We are members of the bar of the Commonwealth of Virginia and are not purporting to be experts on, or generally familiar with, or qualified to express legal conclusions based upon, laws of any state or jurisdiction other than the federal laws of the United States of America and the Commonwealth of Virginia and we express no opinion as to the effect of the laws of any other jurisdiction or as to the securities or blue sky laws of any state (including, without limitation, Virginia), municipal law or the laws of any local agencies within any state (including, without limitation, Virginia).
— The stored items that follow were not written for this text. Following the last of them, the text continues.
__global__ __launch_bounds__(kThreads) void scan_add_kernel(int n, int* __restrict__ out,
                                                            const int* __restrict__ block_sums,
                                                            int* __restrict__ total_out) {
    __shared__ int red[kThreads / 64];
    int part = 0;
    for (int j = threadIdx.x; j < (int)blockIdx.x; j += kThreads) part += block_sums[j];
#pragma unroll
    for (int d = 32; d >= 1; d >>= 1) part += __shfl_xor(part, d, 64);
    if ((threadIdx.x & 63) == 0) red[threadIdx.x >> 6] = part;
    __syncthreads();
    int add = 0;
#pragma unroll
    for (int w = 0; w < kThreads / 64; ++w) add += red[w];
    const int base = blockIdx.x * kScanBlock + threadIdx.x * kScanItems;
#pragma unroll
    for (int k = 0; k < kScanItems; ++k)
        if (base + k < n) {
            const int v = out[base + k] + add;
            if (blockIdx.x != 0) out[base + k] = v;
            if (total_out && base + k == n - 1)
                __hip_atomic_store(total_out, v, __ATOMIC_RELEASE, __HIP_MEMORY_SCOPE_SYSTEM);
        }
}

#ifndef TS_BIN_THREADS
#define TS_BIN_THREADS 1024
#endif
constexpr int kBinThreads = TS_BIN_THREADS;
#ifndef TS_BIN_CHUNK
#define TS_BIN_CHUNK 4096
#endif
constexpr int kBinChunkMin = TS_BIN_CHUNK;
constexpr int kBinMaxChunks = 512;
constexpr int kBinWindowMax = 36864;
constexpr int kBinTargetBlocks = 1;

__host__ __device__ inline int bin_num_chunks(int n) {
    int per = n / 192;
    per = per < 1024 ? 1024 : (per > kBinChunkMin ? kBinChunkMin : per);
    int b = (n + per - 1) / per;
    if (b < 1) b = 1;
    if (b > kBinMaxChunks) b = kBinMaxChunks;
    return b;
}

inline int bin_window_tiles(int n, int num_tiles) {
    const int chunks = bin_num_chunks(n);
    int nwin = (kBinTargetBlocks + chunks - 1) / chunks;
    const int max_win = (num_tiles + 255) / 256;
    if (nwin > max_win) nwin = max_win;
    if (nwin < 1) nwin = 1;
    int window = (num_tiles + nwin - 1) / nwin;
    window = (window + 63) & ~63;
    if (window > kBinWindowMax) window = kBinWindowMax;
    return window;
}

using ts::TightTest;

#ifndef TS_BIN_PRE
#define TS_BIN_PRE 2
#endif
constexpr int kBinPre = TS_BIN_PRE;
template <typename Emit>
__device__ __forceinline__ void walk_chunk(int g0, int g1, const float* __restrict__ xys,
                                           const int* __restrict__ radii,
                                           const float4* __restrict__ splats, const ts_camera& cam,
                                           Emit emit) {
    const int ws = cam.wide_tiles ? 1 : 0;
    const int tbx = (cam.tile_bounds_x + ws) >> ws;
    const bool tight_lists = splats != nullptr;
    for (int base = g0 + threadIdx.x; base < g1; base += kBinPre * kBinThreads) {
        int r[kBinPre];
        float2 xy[kBinPre];
        float4 q0[kBinPre], q1[kBinPre];
#pragma unroll
        for (int u = 0; u < kBinPre; ++u) {
            const int i = base + u * kBinThreads;
            r[u] = i < g1 ? radii[i] : 0;
        }
#pragma unroll
        for (int u = 0; u < kBinPre; ++u) {
            const int i = base + u * kBinThreads;
            xy[u] = make_float2(0.f, 0.f);
            q0[u] = q1[u] = make_float4(0.f, 0.f, 0.f, 0.f);
            if (r[u] > 0) {
                xy[u] = reinterpret_cast<const float2*>(xys)[i];
                if (tight_lists) { q0[u] = splats[3 * (size_t)i]; q1[u] = splats[3 * (size_t)i + 1]; }
            }
        }
// ... 471 lines not shown
struct PassRanks {
    unsigned int r[(ITEMS + 1) / 2];
    __device__ __forceinline__ PassRanks() {
#pragma unroll
        for (int u = 0; u < (ITEMS + 1) / 2; ++u) r[u] = 0u;
    }
    __device__ __forceinline__ void set(int u, int v) { r[u / 2] |= (unsigned int)v << (16 * (u & 1)); }
    __device__ __forceinline__ int get(int u) const { return (int)((r[u / 2] >> (16 * (u & 1))) & 0xffffu); }
};

template <int ITEMS, typename Load>
__device__ __forceinline__ void place_pass(FineGroup& sh, unsigned int* buf, int m, Load load, bool publish,
                                           const GroupLists& g, int* __restrict__ bucket_ids) {
    static_assert(ITEMS * kFineThreads <= 65536, "16-bit ranks inside a pass");
    const int tid = threadIdx.x;
    unsigned int w[ITEMS];
    PassRanks<ITEMS> rank;
#pragma unroll
    for (int u = 0; u < ITEMS; ++u) {
        const int k = u * kFineThreads + tid;
        if (k < m) w[u] = load(k);
    }
#pragma unroll
    for (int u = 0; u < ITEMS; ++u) {
        const int k = u * kFineThreads + tid;
        if (k < m) rank.set(u, atomicAdd(&sh.hist[w[u] >> kCoarseIdBits], 1));
    }
    __syncthreads();
    if (tid < 64) {
        int c;
        const int ex = scan_lists(sh.hist, tid, c);
        if (publish) publish_lists(sh, g, tid, c, ex);
        if (tid < kCoarseTiles) {
            sh.loff[tid] = ex;
            sh.gbase[tid] = sh.cursor[tid];
            sh.cursor[tid] += c;
            sh.hist[tid] = 0;
        }
    }
    __syncthreads();
#pragma unroll
    for (int u = 0; u < ITEMS; ++u) {
        const int k = u * kFineThreads + tid;
        if (k < m) buf[sh.loff[w[u] >> kCoarseIdBits] + rank.get(u)] = w[u];
    }
    __syncthreads();
#pragma unroll
    for (int u = 0; u < ITEMS; ++u) {
        const int k = u * kFineThreads + tid;
        if (k < m) {
            const unsigned int e = buf[k];
            const int t = (int)(e >> kCoarseIdBits);
            bucket_ids[sh.gbase[t] + (k - sh.loff[t])] = (int)(e & kCoarseIdMask);
        }
    }
    __syncthreads();
}

__global__ __launch_bounds__(kFineThreads) void bin_scatter_fine_kernel(int num_tiles,
                                                                        const int* __restrict__ tile_start,
                                                                        const int* __restrict__ scratch,
                                                                        int* __restrict__ bucket_ids) {
    __shared__ FineGroup sh;
    __shared__ unsigned int buf[kFinePass];
    const int t0 = blockIdx.x << kCoarseShift, t1 = min(num_tiles, t0 + kCoarseTiles);
    if ((int)threadIdx.x < t1 - t0) sh.cursor[threadIdx.x] = tile_start[t0 + threadIdx.x];
    const int begin = tile_start[t0], end = tile_start[t1];
    if ((int)threadIdx.x < kCoarseTiles) sh.hist[threadIdx.x] = 0;
    __syncthreads();
    for (int c0 = begin; c0 < end; c0 += kFinePass)
        place_pass<kFineAhead>(sh, buf, min(kFinePass, end - c0),
                               [&](int k) { return (unsigned int)scratch[c0 + k]; }, false, GroupLists{}, bucket_ids);
}

__global__ __launch_bounds__(kFineThreads) void bin_scatter_fine_groups_kernel(int num_tiles,
                                                                               int* __restrict__ tile_start,
                                                                               int* __restrict__ tile_bins,
                                                                               int* __restrict__ group_max,
                                                                               const int* __restrict__ scratch,
                                                                               int* __restrict__ bucket_ids) {
    if (tile_start[num_tiles + 1] != 0) return;
    __shared__ FineGroup sh;
    __shared__ unsigned int buf[kFinePass];
    const int t0 = blockIdx.x << kCoarseShift, t1 = min(num_tiles, t0 + kCoarseTiles);
    const int begin = tile_start[t0], end = tile_start[t1];
    if ((int)threadIdx.x < kCoarseTiles) {
        sh.hist[threadIdx.x] = 0;
        sh.cursor[threadIdx.x] = 0;
    }
    __syncthreads();
    const GroupLists lists{t0, t1, begin, tile_start, tile_bins, group_max};
    const bool counted = end - begin > kFinePass || end == begin;
    if (counted) {
        for (int c0 = begin; c0 < end; c0 += kFinePass) {
            const int m = min(kFinePass, end - c0);
            unsigned int w[kFineAhead];
#pragma unroll
            for (int u = 0; u < kFineAhead; ++u) {
                const int k = u * kFineThreads + (int)threadIdx.x;
                if (k < m) w[u] = (unsigned int)scratch[c0 + k];
            }
#pragma unroll
            for (int u = 0; u < kFineAhead; ++u) {
                const int k = u * kFineThreads + (int)threadIdx.x;
                if (k < m) atomicAdd(&sh.hist[w[u] >> kCoarseIdBits], 1);
            }
        }
        publish_counted(sh, lists);
    }
    for (int c0 = begin; c0 < end; c0 += kFinePass)
        place_pass<kFineAhead>(sh, buf, min(kFinePass, end - c0),
                               [&](int k) { return (unsigned int)scratch[c0 + k]; }, !counted, lists, bucket_ids);
}

#ifndef TS_STAGE_CAP
#define TS_STAGE_CAP 20480
#endif
constexpr int kStageCap = TS_STAGE_CAP;
constexpr int kEmitMaxGroups = 2048;
static_assert((size_t)kStageCap * 6 + (size_t)kEmitMaxGroups * 8 <= 144 * 1024, "LDS budget of a binning workgroup");
static_assert(kEmitMaxGroups <= 2 * kBinThreads && kEmitMaxGroups <= 65536, "two groups per thread, 16-bit group index");
static_assert(kEmitMaxGroups <= kGoLdsGroups, "the offsets launch keeps the column totals in LDS");

struct BinGeometry {
    int chunks, chunk, groups;
    long long tile_start, guard, spare;
    long long group_totals, group_max;
    long long counts, starts, col_total, rows_end;
};
inline BinGeometry bin_geometry(int n, int num_tiles) {
    const long long nt = num_tiles < 0 ? 0 : num_tiles;
    BinGeometry g;
    g.chunks = bin_num_chunks(n);
    g.chunk = n > 0 ? (n + g.chunks - 1) / g.chunks : 1;
    g.groups = (int)((nt + kCoarseTiles - 1) >> kCoarseShift);
    const long long rows = (long long)g.chunks * g.groups;
    g.tile_start = g.chunks * nt;
    g.guard = g.tile_start + nt + 1;
    g.spare = g.guard + 1;
    g.group_totals = rows;
    g.group_max = nt + 1;
    g.counts = g.group_max + g.groups;
    g.starts = g.counts + rows;
    g.col_total = g.starts + rows;
    g.rows_end = g.col_total + g.groups;
    return g;
}
inline bool one_walk_form(int n, int num_tiles) {
    if (!two_hop(n) || num_tiles <= 0) return false;
    const BinGeometry g = bin_geometry(n, num_tiles);
    return g.groups <= kEmitMaxGroups && g.rows_end <= g.tile_start;
}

This opinion is limited to the matters stated herein, and no opinion is implied or may be inferred beyond the matters expressly stated herein. This opinion is limited to the laws, including the rules and regulations under the Securities Act, as in effect on the date hereof, which laws are subject to change with possible retroactive effect.
 
Based on the foregoing and in reliance thereon, and subject to the limitations, qualifications, assumptions, exceptions and other matters set forth herein, we are of the opinion that:
 
 
1.
The Notes have been duly authorized, executed and delivered by the Company and when authenticated in accordance with the provisions of the Indenture and duly delivered to and paid for by the Underwriters pursuant to the Underwriting Agreement, the Notes will constitute valid and binding obligations of the Company, enforceable in accordance with their terms to the extent such matters are governed by the laws of the Commonwealth of Virginia, except to the extent that enforcement thereof may be limited by (a) bankruptcy, insolvency, reorganization, fraudulent conveyance, moratorium or other similar laws now or hereafter in effect relating to creditors’ rights generally, (b) general principles of equity (regardless of whether enforceability is considered in a proceeding at law or in equity), (c) public policy considerations which may limit the rights of parties to obtain remedies, or (d) the waivers of any usury defense contained in the Indenture or Notes which may be unenforceable.
 
 
 

 
 
Our opinion is as of the date hereof and we have no responsibility to update this opinion for events and circumstances occurring after the date hereof or as to facts relating to prior events that are subsequently brought to our attention and we disavow any undertaking to advise you of any changes in law.
 
We hereby consent to the filing of this opinion as an exhibit to a Current Report on Form 8-K to be filed by the Company on the date hereof and its incorporation by reference into the Registration Statement and to the use of our name in the Base Prospectus under the caption “Legal Matters” and in the Final Prospectus Supplement under the caption “Validity of Securities”, each constituting a part of such Registration Statement. In giving this consent, we do not hereby admit that we come within the category of persons whose consent is required under Section 7 of the Act, or the rules or regulations of the Commission promulgated thereunder.